Minis

Monday Minis

And welcome back to Monday Minis, Switzerland Edition, the second. I’m still here, hanging out with my favourite person in the world (my grandma, sorry lads). I got to meet up with some lovely nerdy friends this weekend and eat lots of great food, so a fantastic time was had. Sadly, I didn’t have quite as much of a good time reading this batch of books… Once again, thank you to the wonderful publishers for sending me (e)ARCs for review, all opinions are my own.

Mad, Bad and Dangerous to Know by Samira Ahmed is a fun YA contemporary with an added historical narrative woven into the story. Khayyam is spending the summer in Paris after losing an important art history essay competition and feeling like she has failed at everything she worked towards. And then she meets Alexandre. Alexandre Dumas, to be exact. Descendant of that Alexandre Dumas, the one who she was working on. Together, they follow her seemingly insane theory about a missing painting once belonging to Dumas, and thus end up following in the footsteps of Leila, a young Muslim woman living in the Paris of Dumas’ time. There is much here that makes a great story. But I ended up loving the premise a lot more than the actual book. To me, there were a lot of pieces that just didn’t quite fit together properly and the story and characters ended up like a puzzle with half the pieces missing or wrongly assembled. I might have approached it from the wrong perspective as someone very familiar with academic work in both history and art history, so it might well be that I am just the wrong reader for the book – but the way historical documents were treated in the story made me cry and that Khayyam’s parents (PROFESSORS!) encouraged her in this endeavour made me VERY upset. JUSTICE FOR RARE MATERIALS! I think this was a three star read for me, but ultimately more due to who I am than anything else.
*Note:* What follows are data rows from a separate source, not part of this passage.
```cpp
__global__ void __launch_bounds__(256)
fir44_kernel(ide3d_upfirdn2d_params p, ide3d_upfirdn2d_epilogue ep, int tiles_x, int tiles_y) {
    constexpr int TCX = 128, TCY = 32, LW = 136, LH = TCY + 3, NV = LW / 4, NLD = (LH * NV + 255) / 256;
    __shared__ __attribute__((aligned(16))) float s_in[LH * LW];
    float g[4][4];
#pragma unroll
    for (int ky = 0; ky < 4; ++ky)
#pragma unroll
        for (int kx = 0; kx < 4; ++kx) {
            const int fy = p.flip ? ky : 3 - ky, fx = p.flip ? kx : 3 - kx;
            g[ky][kx] = p.f[fy * p.f_stride[0] + fx * p.f_stride[1]] * p.gain;
        }
    int bid = xcd_remap(blockIdx.x, gridDim.x);
    const int tx_i = bid % tiles_x; bid /= tiles_x;
    const int ty_i = bid % tiles_y; bid /= tiles_y;
    const int n = bid / p.c, c = bid % p.c;
    const int in_x0 = tx_i * TCX - p.pad_x0, in_y0 = ty_i * TCY - p.pad_y0;
    const int x_al = in_x0 & ~3, xoff = in_x0 - x_al;
    const float* __restrict__ xp = (const float*)p.x + n * p.x_stride[0] + c * p.x_stride[1];
    const unsigned pitch = (unsigned)p.x_stride[2];
    const int w4 = (p.in_w + 3) & ~3;
    {
        float4 v4[NLD];
        int gy[NLD], gx[NLD];
#pragma unroll
        for (int k = 0; k < NLD; ++k) {
            const int idx = (int)threadIdx.x + k * 256;
            const int ly = idx / NV, lv = idx - ly * NV;
            gy[k] = in_y0 + ly; gx[k] = x_al + 4 * lv;
            const unsigned cy_ = (unsigned)min(max(gy[k], 0), p.in_h - 1), cx_ = (unsigned)min(max(gx[k], 0), w4 - 4);
            v4[k] = *reinterpret_cast<const float4*>(xp + (cy_ * pitch + cx_));
        }
#pragma unroll
        for (int k = 0; k < NLD; ++k) {
            const int idx = (int)threadIdx.x + k * 256;
            if (idx < LH * NV) {
                const bool rowok = (unsigned)gy[k] < (unsigned)p.in_h;
                float4 w = v4[k];
                w.x = (rowok && (unsigned)(gx[k] + 0) < (unsigned)p.in_w) ? w.x : 0.f;
                w.y = (rowok && (unsigned)(gx[k] + 1) < (unsigned)p.in_w) ? w.y : 0.f;
                w.z = (rowok && (unsigned)(gx[k] + 2) < (unsigned)p.in_w) ? w.z : 0.f;
                w.w = (rowok && (unsigned)(gx[k] + 3) < (unsigned)p.in_w) ? w.w : 0.f;
                *reinterpret_cast<float4*>(s_in + 4 * idx) = w;
            }
        }
    }
    __syncthreads();
    const int tx = threadIdx.x & 31, ty = threadIdx.x >> 5;
    float win[7][7];
    {
        const float* wsrc = s_in + (ty * 4) * LW + tx * 4 + xoff;
#pragma unroll
        for (int wy = 0; wy < 7; ++wy)
#pragma unroll
            for (int wx = 0; wx < 7; ++wx) win[wy][wx] = wsrc[wy * LW + wx];
    }
    const bool has_noise = ep.noise != nullptr, act_on = ep.fused_act != 0;
    const float nstr = ep.noise_strength;
    const float bias = (act_on && ep.bias) ? ((const float*)ep.bias)[c] : 0.f;
    const bool lrelu = act_on && ep.act == 3, lrelu_max = lrelu && ep.alpha >= 0.f && ep.alpha <= 1.f;
    const float alpha = ep.alpha, again = act_on ? ep.act_gain : 1.f;
    const bool clamp_on = act_on && ep.clamp >= 0.f;
    const float cl = ep.clamp;
    float* __restrict__ yp = (float*)p.y + n * p.y_stride[0] + c * p.y_stride[1];
    const unsigned ypitch = (unsigned)p.y_stride[2];
    const int ox0 = tx_i * TCX + tx * 4, oy0 = ty_i * TCY + ty * 4;
    const bool full = ox0 + 4 <= p.out_w;
    float amax_t = 0.f;
    if (full) {
#pragma unroll
        for (int cy = 0; cy < 4; ++cy) {
            const int oy = oy0 + cy;
            if (oy >= p.out_h) break;
            float row[4];
#pragma unroll
            for (int cx = 0; cx < 4; ++cx) {
                float acc = 0.f;
#pragma unroll
                for (int ky = 0; ky < 4; ++ky)
#pragma unroll
                    for (int kx = 0; kx < 4; ++kx) acc += win[cy + ky][cx + kx] * g[ky][kx];
                row[cx] = acc;
            }
            if (has_noise) {
                const float4 a = *reinterpret_cast<const float4*>(ep.noise + ((unsigned)oy * (unsigned)p.out_w + (unsigned)ox0));
                row[0] += a.x * nstr; row[1] += a.y * nstr; row[2] += a.z * nstr; row[3] += a.w * nstr;
            }
            if (act_on) {
#pragma unroll
                for (int j = 0; j < 4; ++j) {
                    float v = row[j] + bias;
                    if (lrelu_max) v = fmaxf(v, v * alpha);
                    else if (lrelu) v = (v > 0.f) ? v : v * alpha;
                    v *= again;
                    if (clamp_on) v = (v > cl) ? cl : ((v < -cl) ? -cl : v);
                    row[j] = v;
                }
            }
#pragma unroll
            for (int j = 0; j < 4; ++j) amax_t = fmaxf(amax_t, fabsf(row[j]));
            *reinterpret_cast<float4*>(yp + ((unsigned)oy * ypitch + (unsigned)ox0)) = make_float4(row[0], row[1], row[2], row[3]);
        }
    }
    if (ep.y_amax) amax_raise_block(ep.y_amax, n, amax_t, s_in);
}

static bool fir44_applies(const ide3d_upfirdn2d_params& p, const ide3d_upfirdn2d_epilogue& ep) {
    const bool off = knob_live("IDE3D_FIR_NO_LEAN");
    if (off || p.dtype != IDE3D_F32 || p.f_w != 4 || p.f_h != 4 || p.up_x != 1 || p.up_y != 1 || p.down_x != 1 || p.down_y != 1) return false;
    if (p.x_stride[3] != 1 || p.y_stride[3] != 1 || ep.add || p.out_w <= 64 || (p.out_w & 3)) return false;
    const int64_t pitch = p.x_stride[2], w4 = (p.in_w + 3) & ~3;
    if ((pitch & 3) || pitch < w4 || w4 > (p.in_w > p.x_row_floats ? p.in_w : p.x_row_floats)) return false;
    if ((reinterpret_cast<uintptr_t>(p.x) & 15) || (p.x_stride[0] & 3) || (p.x_stride[1] & 3)) return false;
    if ((reinterpret_cast<uintptr_t>(p.y) & 15) || (p.y_stride[0] & 3) || (p.y_stride[1] & 3) || (p.y_stride[2] & 3)) return false;
    if (ep.noise && (reinterpret_cast<uintptr_t>(ep.noise) & 15)) return false;
    if (pitch * p.in_h >= (1ll << 29) || p.y_stride[2] * (int64_t)p.out_h >= (1ll << 29) || (int64_t)p.out_w * p.out_h >= (1ll << 29)) return false;
    if (p.x_stride[2] <= 0 || p.y_stride[2] <= 0) return false;
    return true;
}

static int launch_fir44(const ide3d_upfirdn2d_params& p, const ide3d_upfirdn2d_epilogue& ep, hipStream_t st) {
    const int tiles_x = cdiv(p.out_w, 128), tiles_y = cdiv(p.out_h, 32);
    const int64_t nblocks = (int64_t)tiles_x * tiles_y * p.n * p.c;
    if (nblocks > 0x7fffffff) { set_error("upfirdn2d: grid too large"); return IDE3D_EINVAL; }
    hipLaunchKernelGGL(fir44_kernel, dim3((unsigned)nblocks), dim3(256), 0, st, p, ep, tiles_x, tiles_y);
    IDE3D_CHECK_LAUNCH("upfirdn2d (fir44)");
    return IDE3D_OK;
}

__global__ void __launch_bounds__(256)
fir_up2_kernel(ide3d_upfirdn2d_params p, ide3d_upfirdn2d_epilogue ep, int tiles_x, int tiles_y) {
    using AX = Axis<2, 1, 4>;
    constexpr int TCX = 64, TCY = 16, LW = 72, LH = TCY + 2, NV = LW / 4, NLD = (LH * NV + 255) / 256;
    static_assert(AX::window(TCX) + 3 <= LW && AX::NT == 2 && AX::window(2) == 4, "window of the 4-tap polyphase filter");
    __shared__ __attribute__((aligned(16))) float s_in[LH * LW];
    float g[4][4];
#pragma unroll
    for (int ky = 0; ky < 4; ++ky)
#pragma unroll
        for (int kx = 0; kx < 4; ++kx) {
            const int fy = p.flip ? ky : 3 - ky, fx = p.flip ? kx : 3 - kx;
            g[ky][kx] = p.f[fy * p.f_stride[0] + fx * p.f_stride[1]] * p.gain;
        }
    int bid = xcd_remap(blockIdx.x, gridDim.x);
    const int tx_i = bid % tiles_x; bid /= tiles_x;
    const int ty_i = bid % tiles_y; bid /= tiles_y;
    const int n = bid / p.c, c = bid % p.c;
    const int qx0 = floordiv(-p.pad_x0, 2) + tx_i * TCX, qy0 = floordiv(-p.pad_y0, 2) + ty_i * TCY;
    const int x_al = qx0 & ~3, xoff = qx0 - x_al;
    const float* __restrict__ xp = (const float*)p.x + n * p.x_stride[0] + c * p.x_stride[1];
    const unsigned pitch = (unsigned)p.x_stride[2];
    const int w4 = (p.in_w + 3) & ~3;
    {
        float4 v4[NLD];
        int gy[NLD], gx[NLD];
#pragma unroll
        for (int k = 0; k < NLD; ++k) {
            const int idx = (int)threadIdx.x + k * 256;
// ... 1 lines not shown
            gy[k] = qy0 + ly; gx[k] = x_al + 4 * lv;
            const unsigned cy_ = (unsigned)min(max(gy[k], 0), p.in_h - 1), cx_ = (unsigned)min(max(gx[k], 0), w4 - 4);
            v4[k] = *reinterpret_cast<const float4*>(xp + (cy_ * pitch + cx_));
        }
#pragma unroll
        for (int k = 0; k < NLD; ++k) {
            const int idx = (int)threadIdx.x + k * 256;
            if (idx < LH * NV) {
                const bool rowok = (unsigned)gy[k] < (unsigned)p.in_h;
                float4 w = v4[k];
                w.x = (rowok && (unsigned)(gx[k] + 0) < (unsigned)p.in_w) ? w.x : 0.f;
                w.y = (rowok && (unsigned)(gx[k] + 1) < (unsigned)p.in_w) ? w.y : 0.f;
                w.z = (rowok && (unsigned)(gx[k] + 2) < (unsigned)p.in_w) ? w.z : 0.f;
                w.w = (rowok && (unsigned)(gx[k] + 3) < (unsigned)p.in_w) ? w.w : 0.f;
                *reinterpret_cast<float4*>(s_in + 4 * idx) = w;
            }
        }
    }
    __syncthreads();
    const int tx = threadIdx.x & 31, ty = threadIdx.x >> 5;
    float win[4][4];
    {
        const float* wsrc = s_in + (ty * 2) * LW + tx * 2 + xoff;
#pragma unroll
        for (int wy = 0; wy < 4; ++wy)
#pragma unroll
            for (int wx = 0; wx < 4; ++wx) win[wy][wx] = wsrc[wy * LW + wx];
    }
    const bool has_add = ep.add != nullptr, has_noise = ep.noise != nullptr, act_on = ep.fused_act != 0;
    const float nstr = ep.noise_strength;
    const float bias = (act_on && ep.bias) ? ((const float*)ep.bias)[c] : 0.f;
    const bool lrelu = act_on && ep.act == 3, lrelu_max = lrelu && ep.alpha >= 0.f && ep.alpha <= 1.f;
    const float alpha = ep.alpha, again = act_on ? ep.act_gain : 1.f;
    const bool clamp_on = act_on && ep.clamp >= 0.f;
    const float cl = ep.clamp;
    float* __restrict__ yp = (float*)p.y + n * p.y_stride[0] + c * p.y_stride[1];
    const float* __restrict__ ap = has_add ? (const float*)ep.add + n * ep.add_stride[0] + c * ep.add_stride[1] : nullptr;
    const unsigned ypitch = (unsigned)p.y_stride[2], apitch = (unsigned)ep.add_stride[2];
    const int ox0 = (qx0 + tx * 2) * 2 + p.pad_x0;
    const bool full = ox0 >= 0 && ox0 + 4 <= p.out_w;
    float amax_t = 0.f;
    if (full) {
#pragma unroll
        for (int cy = 0; cy < 2; ++cy)
#pragma unroll
            for (int ry = 0; ry < 2; ++ry) {
                const int oy = (qy0 + ty * 2 + cy) * 2 + ry + p.pad_y0;
                if (oy < 0 || oy >= p.out_h) continue;
                float row[4];
#pragma unroll
                for (int cx = 0; cx < 2; ++cx)
#pragma unroll
                    for (int rx = 0; rx < 2; ++rx) {
                        float acc = 0.f;
#pragma unroll
                        for (int ty_ = 0; ty_ < 2; ++ty_)
#pragma unroll
                            for (int tx_ = 0; tx_ < 2; ++tx_)
                                acc += win[cy + AX::off(ry) + ty_][cx + AX::off(rx) + tx_] * g[AX::first(ry) + ty_ * 2][AX::first(rx) + tx_ * 2];
                        row[cx * 2 + rx] = acc;
                    }
                if (has_add) {
                    const float4 a = *reinterpret_cast<const float4*>(ap + ((unsigned)oy * apitch + (unsigned)ox0));
                    row[0] += a.x; row[1] += a.y; row[2] += a.z; row[3] += a.w;
                }
                if (has_noise) {
                    const float4 a = *reinterpret_cast<const float4*>(ep.noise + ((unsigned)oy * (unsigned)p.out_w + (unsigned)ox0));
                    row[0] += a.x * nstr; row[1] += a.y * nstr; row[2] += a.z * nstr; row[3] += a.w * nstr;
                }
                if (act_on) {
#pragma unroll
                    for (int j = 0; j < 4; ++j) {
                        float v = row[j] + bias;
                        if (lrelu_max) v = fmaxf(v, v * alpha);
                        else if (lrelu) v = (v > 0.f) ? v : v * alpha;
                        v *= again;
                        if (clamp_on) v = (v > cl) ? cl : ((v < -cl) ? -cl : v);
                        row[j] = v;
                    }
                }
#pragma unroll
                for (int j = 0; j < 4; ++j) amax_t = fmaxf(amax_t, fabsf(row[j]));
                *reinterpret_cast<float4*>(yp + ((unsigned)oy * ypitch + (unsigned)ox0)) = make_float4(row[0], row[1], row[2], row[3]);
            }
    }
    if (ep.y_amax) amax_raise_block(ep.y_amax, n, amax_t, s_in);
}

static bool fir_up2_applies(const ide3d_upfirdn2d_params& p, const ide3d_upfirdn2d_epilogue& ep) {
    const bool off = knob_live("IDE3D_FIR_NO_LEAN");
    if (off || p.dtype != IDE3D_F32 || p.f_w != 4 || p.f_h != 4 || p.up_x != 2 || p.up_y != 2 || p.down_x != 1 || p.down_y != 1) return false;
    if (p.x_stride[3] != 1 || p.y_stride[3] != 1 || (p.out_w & 3) || (p.in_w & 3)) return false;
    if (p.pad_x0 & 1) return false;
    const int64_t pitch = p.x_stride[2];
    if ((pitch & 3) || pitch < p.in_w || pitch <= 0 || p.y_stride[2] <= 0) return false;
    if ((reinterpret_cast<uintptr_t>(p.x) & 15) || (p.x_stride[0] & 3) || (p.x_stride[1] & 3)) return false;
    if ((reinterpret_cast<uintptr_t>(p.y) & 15) || (p.y_stride[0] & 3) || (p.y_stride[1] & 3) || (p.y_stride[2] & 3)) return false;
    if (ep.add && (ep.add_stride[3] != 1 || (reinterpret_cast<uintptr_t>(ep.add) & 15) || (ep.add_stride[0] & 3) || (ep.add_stride[1] & 3) || (ep.add_stride[2] & 3) ||
                   ep.add_stride[2] <= 0 || ep.add_stride[2] * (int64_t)p.out_h >= (1ll << 29))) return false;
    if (ep.noise && (reinterpret_cast<uintptr_t>(ep.noise) & 15)) return false;
    if (pitch * p.in_h >= (1ll << 29) || p.y_stride[2] * (int64_t)p.out_h >= (1ll << 29) || (int64_t)p.out_w * p.out_h >= (1ll << 29)) return false;
    return true;
}

static int launch_fir_up2(const ide3d_upfirdn2d_params& p, const ide3d_upfirdn2d_epilogue& ep, hipStream_t st) {
    auto cells = [](int out, int pad0) { return floordiv(out - 1 - pad0, 2) - floordiv(-pad0, 2) + 1; };
    const int tiles_x = cdiv(cells(p.out_w, p.pad_x0), 64), tiles_y = cdiv(cells(p.out_h, p.pad_y0), 16);
    const int64_t nblocks = (int64_t)tiles_x * tiles_y * p.n * p.c;
    if (nblocks > 0x7fffffff) { set_error("upfirdn2d: grid too large"); return IDE3D_EINVAL; }
    hipLaunchKernelGGL(fir_up2_kernel, dim3((unsigned)nblocks), dim3(256), 0, st, p, ep, tiles_x, tiles_y);
    IDE3D_CHECK_LAUNCH("upfirdn2d (fir_up2)");
    return IDE3D_OK;
}

template <class T, int UX, int UY, int DX, int DY, int FW, int FH, int CX, int CY>
// ... 116 lines not shown
```

Measured before the change: 952.1 frames/s.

Dare To Know by James Kennedy frustrated me to no end. It starts out very intriguing – it’s a high concept thriller about a narrator who works for a company which developed an algorithm able to predict people’s deaths, until one day, he is in an accident, which causes him to calculate the time of his own death… which is half an hour in the past. This leads him on a wild goose chase for his ex-girlfriend who is the only other person who knows his time of death and might be able to help. But the story loses itself in a confused stream-of-consciousness narration skipping through moments of the narrator’s past, ultimately not leading to much of a coherent plot line. What further annoyed me is that the narrator is a self-centred narcissist who thinks he is smarter than everyone around him and I could not stand the bastard. I was close to throwing the book across the room many many times because of what a dick the narrator is – I don’t think he has any redeeming qualities. And because the book is so closely focused on his experiences, that is a major aspect of the reading experience. So, sadly not one I’d recommend.